MAKASSAR – Ketua Fraksi PPP DPRD Kota Makassar, Irwan Hasan, mendorong pemerintah kota (Pemkot) untuk segera menghadirkan solusi konkret terhadap persoalan banjir dan ketimpangan akses pendidikan yang terus membelit warga di kawasan Rajawali.

Hal itu disampaikannya usai menerima langsung berbagai keluhan masyarakat setempat, Kamis (26/6/2025). Irwan menilai dua persoalan tersebut telah berlangsung menahun tanpa penyelesaian menyeluruh dari Pemkot.

“Banjir bukan sekadar genangan air. Ini soal menurunnya kualitas hidup warga. Aktivitas terganggu, anak-anak tidak bisa sekolah, dan ekonomi melambat,” kata Irwan.
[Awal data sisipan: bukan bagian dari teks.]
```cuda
__global__ void __launch_bounds__(ACA_THREADS) aca_kernel(const DevProgram* __restrict__ gprog,
                                                          const double* __restrict__ x,
                                                          const AcaDesc* __restrict__ descs, int n_desc,
                                                          double* __restrict__ Vp, int64_t ld, double tol,
                                                          uint32_t seed, int rng_mode, int* __restrict__ idx_ws,
                                                          int* __restrict__ piv_rows, int* __restrict__ piv_cols,
                                                          AcaOut* __restrict__ outs, int* __restrict__ ticket,
                                                          uint32_t* chain_state, volatile int* chain_done,
                                                          int exhaust_mode) {
  extern __shared__ __align__(16) unsigned char aca_smem_raw[];
  AcaShared* S = reinterpret_cast<AcaShared*>(aca_smem_raw);
  double* rowbuf = reinterpret_cast<double*>(aca_smem_raw + ((sizeof(AcaShared) + 15) & ~size_t(15)));
  __shared__ int s_ticket;

  stage_program(&S->P, gprog);
  if (threadIdx.x == 0) s_ticket = atomicAdd(ticket, 1);
  __syncthreads();
  const int tk = s_ticket;
  if (tk >= n_desc) return;
  const AcaDesc d = descs[tk];
  const int nd = S->P.ndim;
  const int n_rows = d.n_rows, n_cols = d.n_cols;
  const int max_rank = min(n_rows, n_cols);
  int* index = idx_ws + d.idx_off;
  double* Vcols = Vp + (int64_t)d.vcol * ld;
  const double* xr = x + (int64_t)d.row0 * nd;
  const double* xc = x + (int64_t)d.col0 * nd;

  for (int n = threadIdx.x; n < n_rows; n += blockDim.x) index[n] = n;
  if (threadIdx.x == 0) {
    if (rng_mode == BGP_RNG_REFERENCE) {
      if (tk > 0) {
        while (chain_done[tk - 1] == 0) __nanosleep(200);
        __threadfence();
        for (int i = 0; i < 624; ++i) S->rng.mt[i] = chain_state[i];
        S->rng.idx = (int)chain_state[624];
      } else {
        mt_seed(S->rng, seed);
      }
    } else {
      mt_seed(S->rng, node_seed(seed, d.pre_id));
    }
  }
  __syncthreads();

  int rank = 0, draws = 0, n_index = n_rows, fallback = 0, status = 0;
  double norm = 0.0;
  const double tol2 = tol * tol;

  while (true) {
    int i = 0, j = 0;
    double pivot = 0.0;
    bool exhausted = false;
    if (rank >= d.cap) { status = 1; break; }
    while (true) {
      if (n_index == 0) { exhausted = true; break; }
      if (threadIdx.x == 0) {
        int w = 0;
        const int k = mt_uniform(S->rng, (uint32_t)n_index, &w);
        const int ii = index[k];
        index[k] = index[n_index - 1];
        S->ibc[0] = ii;
        S->ibc[1] = w;
      }
      __syncthreads();
      i = S->ibc[0];
      draws += S->ibc[1];
      n_index--;
      for (int k = threadIdx.x; k < rank; k += blockDim.x) rowbuf[k] = __ldcg(Vcols + (int64_t)k * ld + d.row0 + i);
      for (int q = threadIdx.x; q < nd; q += blockDim.x) S->xpiv[q] = xr[(int64_t)i * nd + q];
      __syncthreads();
      double best = -1.0;
      int bidx = 0x7fffffff;
      double* vnew = Vcols + (int64_t)rank * ld + d.col0;
      for (int n = threadIdx.x; n < n_cols; n += blockDim.x) {
        double val = kernel_value(S->P, S->xpiv, xc + (int64_t)n * nd);
        const double* vk = Vcols + d.col0 + n;
        int k = 0;
        for (; k + 4 <= rank; k += 4) {
          const double a0 = vk[(int64_t)(k + 0) * ld], a1 = vk[(int64_t)(k + 1) * ld];
          const double a2 = vk[(int64_t)(k + 2) * ld], a3 = vk[(int64_t)(k + 3) * ld];
          val -= rowbuf[k] * a0;
          val -= rowbuf[k + 1] * a1;
          val -= rowbuf[k + 2] * a2;
          val -= rowbuf[k + 3] * a3;
        }
        for (; k < rank; ++k) val -= rowbuf[k] * vk[(int64_t)k * ld];
        vnew[n] = val;
        const double a = aca_pivot_key(val);
        if (a > best) { best = a; bidx = n; }
      }
      block_argmax(best, bidx, S->red, S->redi);
      j = bidx;
      __syncthreads();
      pivot = vnew[j];
      if (!(fabs(pivot) < 1e-14)) break;
    }
    if (exhausted) {
      fallback = 1;
      if (exhaust_mode == BGP_EXHAUST_LOWRANK) break;
      if (max_rank > d.cap) { status = 1; rank = 0; break; }
      for (int mcol = 0; mcol < n_cols; ++mcol) {
        double* vc = Vcols + (int64_t)mcol * ld;
        for (int n = threadIdx.x; n < n_cols; n += blockDim.x) vc[d.col0 + n] = (n == mcol) ? 1.0 : 0.0;
        for (int n = threadIdx.x; n < n_rows; n += blockDim.x)
          vc[d.row0 + n] = kernel_value(S->P, xr + (int64_t)n * nd, xc + (int64_t)mcol * nd);
      }
      rank = max_rank;
      break;
    }
    double* vnew = Vcols + (int64_t)rank * ld + d.col0;
    double vn2 = 0.0;
    for (int n = threadIdx.x; n < n_cols; n += blockDim.x) {
      const double v = vnew[n] / pivot;
      vnew[n] = v;
      vn2 += v * v;
    }
    vn2 = block_sum(vn2, S->red);
    double vdot = 0.0;
    {
      const int warp = threadIdx.x >> 5, lane = threadIdx.x & 31, nw = blockDim.x >> 5;
      for (int k = warp; k < rank; k += nw) {
        const double* vk = Vcols + (int64_t)k * ld + d.col0;
        double s = 0.0;
        for (int n = lane; n < n_cols; n += 32) s += vk[n] * vnew[n];
        s = warp_sum(s);
        vdot = fmax(vdot, fabs(s));
      }
      vdot = block_max(vdot, S->red);
    }
    for (int k = threadIdx.x; k < rank; k += blockDim.x) rowbuf[k] = __ldcg(Vcols + (int64_t)k * ld + d.col0 + j);
    for (int q = threadIdx.x; q < nd; q += blockDim.x) S->xpiv[q] = xc[(int64_t)j * nd + q];
    __syncthreads();
    double* unew = Vcols + (int64_t)rank * ld + d.row0;
    double un2 = 0.0;
    for (int n = threadIdx.x; n < n_rows; n += blockDim.x) {
      double val = kernel_value(S->P, xr + (int64_t)n * nd, S->xpiv);
      const double* uk = Vcols + d.row0 + n;
      int k = 0;
      for (; k + 4 <= rank; k += 4) {
        const double a0 = uk[(int64_t)(k + 0) * ld], a1 = uk[(int64_t)(k + 1) * ld];
        const double a2 = uk[(int64_t)(k + 2) * ld], a3 = uk[(int64_t)(k + 3) * ld];
        val -= rowbuf[k] * a0;
        val -= rowbuf[k + 1] * a1;
        val -= rowbuf[k + 2] * a2;
        val -= rowbuf[k + 3] * a3;
      }
      for (; k < rank; ++k) val -= rowbuf[k] * uk[(int64_t)k * ld];
      unew[n] = val;
      un2 += val * val;
    }
    un2 = block_sum(un2, S->red);
    double udot = 0.0;
    {
      const int warp = threadIdx.x >> 5, lane = threadIdx.x & 31, nw = blockDim.x >> 5;
      for (int k = warp; k < rank; k += nw) {
        const double* uk = Vcols + (int64_t)k * ld + d.row0;
        double s = 0.0;
        for (int n = lane; n < n_rows; n += 32) s += uk[n] * unew[n];
        s = warp_sum(s);
        udot = fmax(udot, fabs(s));
      }
      udot = block_max(udot, S->red);
    }
    if (threadIdx.x == 0) { piv_rows[d.piv_off + rank] = i; piv_cols[d.piv_off + rank] = j; }
    rank++;
    if (rank >= max_rank) break;
    const double rowcol = un2 * vn2;
    if (rowcol < tol2 * norm) break;
    norm += rowcol;
    if (rank > 1) norm += 2.0 * udot + 2.0 * vdot;
  }

  __syncthreads();
  if (threadIdx.x == 0) {
    AcaOut o;
    o.rank = rank; o.draws = draws; o.fallback = fallback; o.status = status;
    outs[d.node] = o;
    if (rng_mode == BGP_RNG_REFERENCE) {
      for (int q = 0; q < 624; ++q) chain_state[q] = S->rng.mt[q];
      chain_state[624] = (uint32_t)S->rng.idx;
      __threadfence();
      chain_done[tk] = 1;
    }
  }
}

struct NodeDesc {
  int start, size, half, depth;
  int vcol;
  int ucol;
  int r;
  int rank;
  int64_t s_off;
};

struct PanelTile {
  int node;
  int row0;
};

constexpr int FP_THREADS = 256;
constexpr int FP_ROWS = 1024;

__global__ void __launch_bounds__(FP_THREADS) finalize_panels_kernel(const NodeDesc* __restrict__ nodes,
                                                                     const PanelTile* __restrict__ tiles,
                                                                     double* __restrict__ Vp, int64_t ldv,
                                                                     double* __restrict__ Up, int64_t ldu) {
  const PanelTile t = tiles[blockIdx.x];
  const NodeDesc nd = nodes[t.node];
  const int row_hi = min(nd.size, t.row0 + FP_ROWS);
  for (int k = 0; k < nd.r; ++k) {
    double* v = Vp + (int64_t)(nd.vcol + k) * ldv + nd.start;
    double* u = Up + (int64_t)(nd.ucol + k) * ldu + nd.start;
    const bool used = k < nd.rank;
#pragma unroll
    for (int e = 0; e < FP_ROWS / FP_THREADS; ++e) {
      const int i = t.row0 + e * FP_THREADS + threadIdx.x;
      if (i < row_hi) {
        double val = 0.0;
        if (used) val = v[i]; else v[i] = 0.0;
        u[i] = val;
      }
    }
  }
}

constexpr int GT_THREADS = 256;
constexpr int GT_ROWS = 64;
constexpr int GT_TQ = 32;
constexpr int GT_TC = 32;
constexpr int GT_CHUNK = 512;

__global__ void __launch_bounds__(GT_THREADS) gram_tn_kernel(const NodeDesc* __restrict__ nodes,
                                                             const double* __restrict__ Vp, int64_t ldv,
                                                             const double* __restrict__ X, int64_t ldx, int ncols,
                                                             double* __restrict__ W, int64_t w_stride_node) {
  __shared__ double sv[GT_ROWS][GT_TQ + 1];
  __shared__ double sx[GT_ROWS][GT_TC + 1];
  const NodeDesc nd = nodes[blockIdx.y >> 1];
// ... 327 lines not shown
```

Baseline: 23.56 million.

## Double-buffer leaf-solve triangle tiles with cp.async and register-prefetch panel loads

Restructures the leaf triangular solve kernel so the diagonal 32x32 tile is copied into a double-buffered shared-memory area with cp.async while the current block is processed. The off-diagonal panel update now prefetches 16 L entries per thread into registers, with two half-warps splitting the k range and combining via shuffle, instead of streaming column loads. The backward sweep gets the same register-tiled update with shuffle reductions, in place of per-warp row dot products. Dynamic shared memory grows to hold the two tiles and a staging vector, which may reduce occupancy, and the code adds register pressure.

```diff
diff --git a/george_b200/csrc/hodlr.cu b/george_b200/csrc/hodlr.cu
--- a/george_b200/csrc/hodlr.cu
+++ b/george_b200/csrc/hodlr.cu
@@ -191,6 +191,7 @@
 constexpr int LS_MAX_LEAF = (int)(LS_SMEM_MAX / sizeof(double));
 
 static bool leaf_solve_fits(int max_leaf, int cols) { return sizeof(double) * (size_t)max_leaf * cols <= LS_SMEM_MAX; }
+static int ls_smem_limit(int cols) { return (int)(LS_SMEM_MAX + ls_smem_bytes(0, cols)); }
 
 static void set_sweep_func_attrs() {
   static std::atomic<uint64_t> done{0};
@@ -198,11 +199,12 @@
   cudaGetDevice(&dev);
   const uint64_t bit = dev < 64 ? (1ull << dev) : 0;
   if (bit && (done.load(std::memory_order_relaxed) & bit)) return;
-  cudaFuncSetAttribute(leaf_solve_kernel<1>, cudaFuncAttributeMaxDynamicSharedMemorySize, (int)LS_SMEM_MAX);
-  cudaFuncSetAttribute(leaf_solve_kernel<2>, cudaFuncAttributeMaxDynamicSharedMemorySize, (int)LS_SMEM_MAX);
-  cudaFuncSetAttribute(leaf_solve_kernel<4>, cudaFuncAttributeMaxDynamicSharedMemorySize, (int)LS_SMEM_MAX);
-  cudaFuncSetAttribute(leaf_solve_kernel<LS_COLS>, cudaFuncAttributeMaxDynamicSharedMemorySize, (int)LS_SMEM_MAX);
-  cudaFuncSetAttribute(leaf_solve_kernel<LS_COLS_WIDE>, cudaFuncAttributeMaxDynamicSharedMemorySize, (int)LS_SMEM_MAX);
+  cudaFuncSetAttribute(leaf_solve_kernel<1>, cudaFuncAttributeMaxDynamicSharedMemorySize, ls_smem_limit(1));
+  cudaFuncSetAttribute(leaf_solve_kernel<2>, cudaFuncAttributeMaxDynamicSharedMemorySize, ls_smem_limit(2));
+  cudaFuncSetAttribute(leaf_solve_kernel<4>, cudaFuncAttributeMaxDynamicSharedMemorySize, ls_smem_limit(4));
+  cudaFuncSetAttribute(leaf_solve_kernel<LS_COLS>, cudaFuncAttributeMaxDynamicSharedMemorySize, ls_smem_limit(LS_COLS));
+  cudaFuncSetAttribute(leaf_solve_kernel<LS_COLS_WIDE>, cudaFuncAttributeMaxDynamicSharedMemorySize,
+                       ls_smem_limit(LS_COLS_WIDE));
   cudaFuncSetAttribute(small_solve_kernel, cudaFuncAttributeMaxDynamicSharedMemorySize, 160 * 1024);
   done.fetch_or(bit, std::memory_order_relaxed);
 }
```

Ia menyoroti buruknya sistem drainase sebagai penyebab utama banjir musiman di Rajawali. Pengerukan saluran air yang selama ini dilakukan dianggap belum menyentuh akar masalah.

Irwan mendorong Pemkot untuk menyusun strategi penanganan banjir yang lebih terencana dan berbasis data. Ia juga menekankan pentingnya pemetaan wilayah rawan banjir serta solusi permanen yang disusun melalui dialog dengan warga.

Selain soal lingkungan, Irwan juga mengangkat persoalan akses pendidikan, khususnya bagi keluarga kurang mampu. Banyak orang tua di Rajawali mengaku kesulitan mengakses beasiswa karena sistem yang dianggap rumit dan tidak transparan.

“Banyak anak putus sekolah bukan karena malas belajar, tapi karena orang tua bingung harus ke mana mencari bantuan,” ungkapnya.

Irwan meminta agar proses pengajuan bantuan pendidikan disederhanakan dengan melibatkan aparat kelurahan hingga RT/RW. Menurutnya, pendidikan harusnya menjadi jalan keluar dari kemiskinan, bukan menjadi beban tambahan.

Untuk menyelesaikan dua persoalan ini, Irwan menekankan pentingnya kolaborasi lintas Organisasi Perangkat Daerah (OPD). Ia menyebut Dinas PU, DLH, dan aparat kecamatan perlu bersinergi dalam penanganan banjir, sementara Dinas Pendidikan, Dinsos, dan Disdukcapil harus berkoordinasi dalam verifikasi penerima bantuan pendidikan.

“Selama OPD jalan sendiri-sendiri, masalah tidak akan selesai. Kita butuh kebijakan lintas sektor yang terintegrasi,” tegasnya.

Sebagai legislator, Irwan memastikan akan mengawal aspirasi warga Rajawali hingga ke meja pembahasan di DPRD, terutama dalam penyusunan program prioritas tahun anggaran 2025.

“Saya akan perjuangkan ini. Masyarakat tidak boleh terus merasa diabaikan,” tutupnya.